▶ **Activity**
From the line with "const int lane" through the line with "it_rel[u] = presplit", inclusive, return each line of the data below exactly and leave the rest out.

** Entries provided follows **

template <bool F16, bool FUSE, int NREP, int MAXI>
__global__ __launch_bounds__(512) void k_conv_pers(
    PersGeom pg, const float* __restrict__ src, const float* __restrict__ pscale, const float* __restrict__ pshift,
    float pslope, const uint4* __restrict__ wp, float* __restrict__ dst, float* __restrict__ stat_partial,
    int accumulate, PersBwd bw) {
  extern __shared__ __attribute__((aligned(16))) char sm[];
  const PGeom& g = pg.g;
  constexpr int NT = 512, TT = 256;
  const int t = threadIdx.x;
  const int wave = __builtin_amdgcn_readfirstlane(t >> 6);
  const int team = wave >> 2, wr = wave & 3;
  const int tt = t & (TT - 1);
  const int lane = t & 63, li = lane & 15, lg = lane >> 4;
  const bool prologue = pscale != nullptr;
  const bool stats = stat_partial != nullptr;
  const int dbg = (accumulate >> 8) & 0xff;
// ... 20 lines not shown
  }
  if (t < 32) ((int*)(sm + pg.off_sync))[t] = 0;
  if (t < PM) {
    const int rt = mdiv(t, g.m_byx); const int r = t - rt * g.byx;
    const int ry = mdiv(r, g.m_bx); const int rx = r - ry * g.bx;
    const bool v = rt < g.bt;
    int2 ri;
    ri.x = v ? ((rt * g.st * g.py + ry * g.sh) * g.px + rx * g.sw) * g.ppitch : 0;
    ri.y = v ? (rt | (ry << 8) | (rx << 16)) : -1;
    sRow[t] = ri;
  }
  if (prologue) for (int c = t; c < pg.sc_stride; c += NT) {
    const int cs = g.pack2 ? (c & 3) : c;
    sScale[c] = c < g.Cps ? pscale[cs] : 0.f; sShift[c] = c < g.Cps ? pshift[cs] : 0.f;
  }
  if (FUSE) {
    for (int c = t; c < g.N16; c += NT) {
      const int cg = pg.n0 + c;
      const bool ok = cg < g.Cpd;
      sBn[c] = ok ? bw.scale[cg] : 0.f; sBn[bns + c] = ok ? bw.shift[cg] : 0.f;
      sBn[2 * bns + c] = ok ? bw.mean[cg] : 0.f; sBn[3 * bns + c] = ok ? bw.invstd[cg] : 0.f;
    }
  }
  {
    const int total = g.nstages * 2 * g.N16 * 8;
    const int kchunks = pg.nsteps * 4;
    for (int idx = t; idx < total; idx += NT) {
      const int c = idx & 7; const int rest = idx >> 3;
      const int hb = rest / g.N16; const int n = rest - hb * g.N16;
      const int h = hb & 1, kb = hb >> 1;
// ... 21 lines not shown
      it_rel[u] = presplit ? (((ppt * g.Hs + ppy) * g.Ws + ppx) * g.C8 + c8) * 8 : ((ppt * g.Hs + ppy) * g.Ws + ppx) * g.Cps + c8 * 8;
      it_pd[u] = (unsigned)ppt | ((unsigned)ppy << 6) | ((unsigned)ppx << 15) | ((unsigned)c8 << 24) |
                 ((c8 * 2 < cvalid4 ? 1u : 0u) << 30) | ((c8 * 2 + 1 < cvalid4 ? 1u : 0u) << 31);
    }
  }
  const int rp0 = sRow[wr * 32 + li].x, rp1 = sRow[wr * 32 + 16 + li].x;
  int rdec[2], drel[2];
#pragma unroll
  for (int a = 0; a < 2; ++a) {
    const int pk = sRow[wr * 32 + a * 16 + li].y;
    rdec[a] = pk;
    const int rt = pk & 0xff, ry = (pk >> 8) & 0xff, rx = (pk >> 16) & 0xff;
    drel[a] = pk < 0 ? 0 : ((rt * g.dmt * g.Hdf) + ry * g.dmh) * g.Wdf + rx * g.dmw;
  }
  const int c0 = lg * 4;
  f32x4 s1[NREP], s2[NREP];
#pragma unroll
  for (int j = 0; j < NREP; ++j) { s1[j] = (f32x4){0.f, 0.f, 0.f, 0.f}; s2[j] = s1[j]; }

  const __amdgpu_buffer_rsrc_t srs = make_rsrc(src, presplit ? (unsigned)(g.src_bytes / (g.Cps * 4u)) * (unsigned)g.C8 * 32u : g.src_bytes);
  const __amdgpu_buffer_rsrc_t drs = make_rsrc(dst, g.dst_bytes);
  const __amdgpu_buffer_rsrc_t yrs = make_rsrc(FUSE ? bw.yraw : dst, g.dst_bytes);

  f32x4 va[MAXI], vb[MAXI];
  unsigned inmask = 0;
  auto issue = [&](int box) {
    int b = box;
    const int q1 = mdiv(b, pg.m_nbx); const int xb = b - q1 * g.nbx; b = q1;
    const int q2 = mdiv(b, pg.m_nby); const int yb = b - q2 * g.nby; b = q2;
    const int n = mdiv(b, pg.m_nbt); const int tb = b - n * g.nbt;
    const int ot = tb * g.bt * g.st + g.org_t, oh = yb * g.by * g.sh + g.org_h, ow = xb * g.bx * g.sw + g.org_w;
    const int qbase = (((n * g.Ts + ot) * g.Hs + oh) * g.Ws + ow) * (presplit ? g.C8 * 8 : g.Cps);
    inmask = 0;
// ... 139 lines not shown
      for (int j = 0; j < YD; ++j) request_y(j);
    }
    if (nxt < pg.nboxes && !(dbg & 8)) commit();
    if (early_issue && nxt + stride < pg.nboxes) issue(nxt + stride);
    if (cur < pg.nboxes && !(dbg & 32)) {
      const bool allin = __all(gw[0] != 0.f && gw[1] != 0.f);
#pragma unroll
      for (int j = 0; j < NREP; ++j) {
        if constexpr (FUSE) { if (j + YD < NREP) { request_y(j + YD); __builtin_amdgcn_sched_barrier(0); } }
        const bool colok = pg.n0 + c0 + j * 16 < g.Cpd;
#pragma unroll
        for (int a = 0; a < 2; ++a) {
          const unsigned off = (colok && !(dbg & 4)) ? goff[a] + j * 64u : MD_OOB;
          f32x4 v = acc[a][j];
          if (accumulate) v += buf_load4v(drs, off);
          if constexpr (FUSE) {
            const f32x4 sc = *(const f32x4*)(sBn + c0 + j * 16), sh = *(const f32x4*)(sBn + bns + c0 + j * 16);
            const f32x4 mu = *(const f32x4*)(sBn + 2 * bns + c0 + j * 16), is = *(const f32x4*)(sBn + 3 * bns + c0 + j * 16);
            const f32x4 y = yv[j][a];
#pragma unroll
            for (int r = 0; r < 4; ++r) {
              const float pre = fmaf(y[r], sc[r], sh[r]);
              v[r] *= md_dleaky(pre, bw.slope);
              const float gm = v[r] * gw[a];
              s1[j][r] += gm; s2[j][r] = fmaf(gm, (y[r] - mu[r]) * is[r], s2[j][r]);
            }
          } else if (stats) {
            if (allin) {
#pragma unroll
              for (int r = 0; r < 4; ++r) { s1[j][r] += v[r]; s2[j][r] = fmaf(v[r], v[r], s2[j][r]); }
            } else {
// ... 29 lines not shown
      while (__hip_atomic_load(ctr, __ATOMIC_RELAXED, __HIP_MEMORY_SCOPE_WORKGROUP) < target) __builtin_amdgcn_s_sleep(2);
      __builtin_amdgcn_fence(__ATOMIC_ACQUIRE, "workgroup");
    };
    while (cur < pg.nboxes) {
      do_matrix();
      team_sync();
      do_move();
      team_sync();
      cur += stride;
    }
    __syncthreads();
  }
#endif

  if (stats) {
    float* red = (float*)(sm + pg.off_red);
#pragma unroll
    for (int j = 0; j < NREP; ++j)
#pragma unroll
      for (int r = 0; r < 4; ++r) {
        float a1 = s1[j][r], a2 = s2[j][r];
#pragma unroll
        for (int m = 1; m < 16; m <<= 1) { a1 += __shfl_xor(a1, m); a2 += __shfl_xor(a2, m); }
        if (li == 0) {
          red[(wave * 2 + 0) * (PNREP * 16) + c0 + j * 16 + r] = a1;
          red[(wave * 2 + 1) * (PNREP * 16) + c0 + j * 16 + r] = a2;
        }
      }
    __syncthreads();
    if (t < g.N16 && pg.n0 + t < g.Cpd) {
      float a1 = 0.f, a2 = 0.f;
#pragma unroll
      for (int w = 0; w < 8; ++w) {
        a1 += red[(w * 2 + 0) * (PNREP * 16) + t];
        a2 += red[(w * 2 + 1) * (PNREP * 16) + t];
      }
      float* sp = stat_partial + (size_t)blockIdx.x * 2 * g.Cpd + pg.n0;
      sp[t] = a1;
      sp[g.Cpd + t] = a2;
    }
  }
}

** End of Entries provided **

▶ **Exercise answer**
  const int lane = t & 63, li = lane & 15, lg = lane >> 4;
  const bool prologue = pscale != nullptr;
  const bool stats = stat_partial != nullptr;
  const int dbg = (accumulate >> 8) & 0xff;
// ... 20 lines not shown
  }
  if (t < 32) ((int*)(sm + pg.off_sync))[t] = 0;
  if (t < PM) {
    const int rt = mdiv(t, g.m_byx); const int r = t - rt * g.byx;
    const int ry = mdiv(r, g.m_bx); const int rx = r - ry * g.bx;
    const bool v = rt < g.bt;
    int2 ri;
    ri.x = v ? ((rt * g.st * g.py + ry * g.sh) * g.px + rx * g.sw) * g.ppitch : 0;
    ri.y = v ? (rt | (ry << 8) | (rx << 16)) : -1;
    sRow[t] = ri;
  }
  if (prologue) for (int c = t; c < pg.sc_stride; c += NT) {
    const int cs = g.pack2 ? (c & 3) : c;
    sScale[c] = c < g.Cps ? pscale[cs] : 0.f; sShift[c] = c < g.Cps ? pshift[cs] : 0.f;
  }
  if (FUSE) {
    for (int c = t; c < g.N16; c += NT) {
      const int cg = pg.n0 + c;
      const bool ok = cg < g.Cpd;
      sBn[c] = ok ? bw.scale[cg] : 0.f; sBn[bns + c] = ok ? bw.shift[cg] : 0.f;
      sBn[2 * bns + c] = ok ? bw.mean[cg] : 0.f; sBn[3 * bns + c] = ok ? bw.invstd[cg] : 0.f;
    }
  }
  {
    const int total = g.nstages * 2 * g.N16 * 8;
    const int kchunks = pg.nsteps * 4;
    for (int idx = t; idx < total; idx += NT) {
      const int c = idx & 7; const int rest = idx >> 3;
      const int hb = rest / g.N16; const int n = rest - hb * g.N16;
      const int h = hb & 1, kb = hb >> 1;
// ... 21 lines not shown
      it_rel[u] = presplit ? (((ppt * g.Hs + ppy) * g.Ws + ppx) * g.C8 + c8) * 8 : ((ppt * g.Hs + ppy) * g.Ws + ppx) * g.Cps + c8 * 8;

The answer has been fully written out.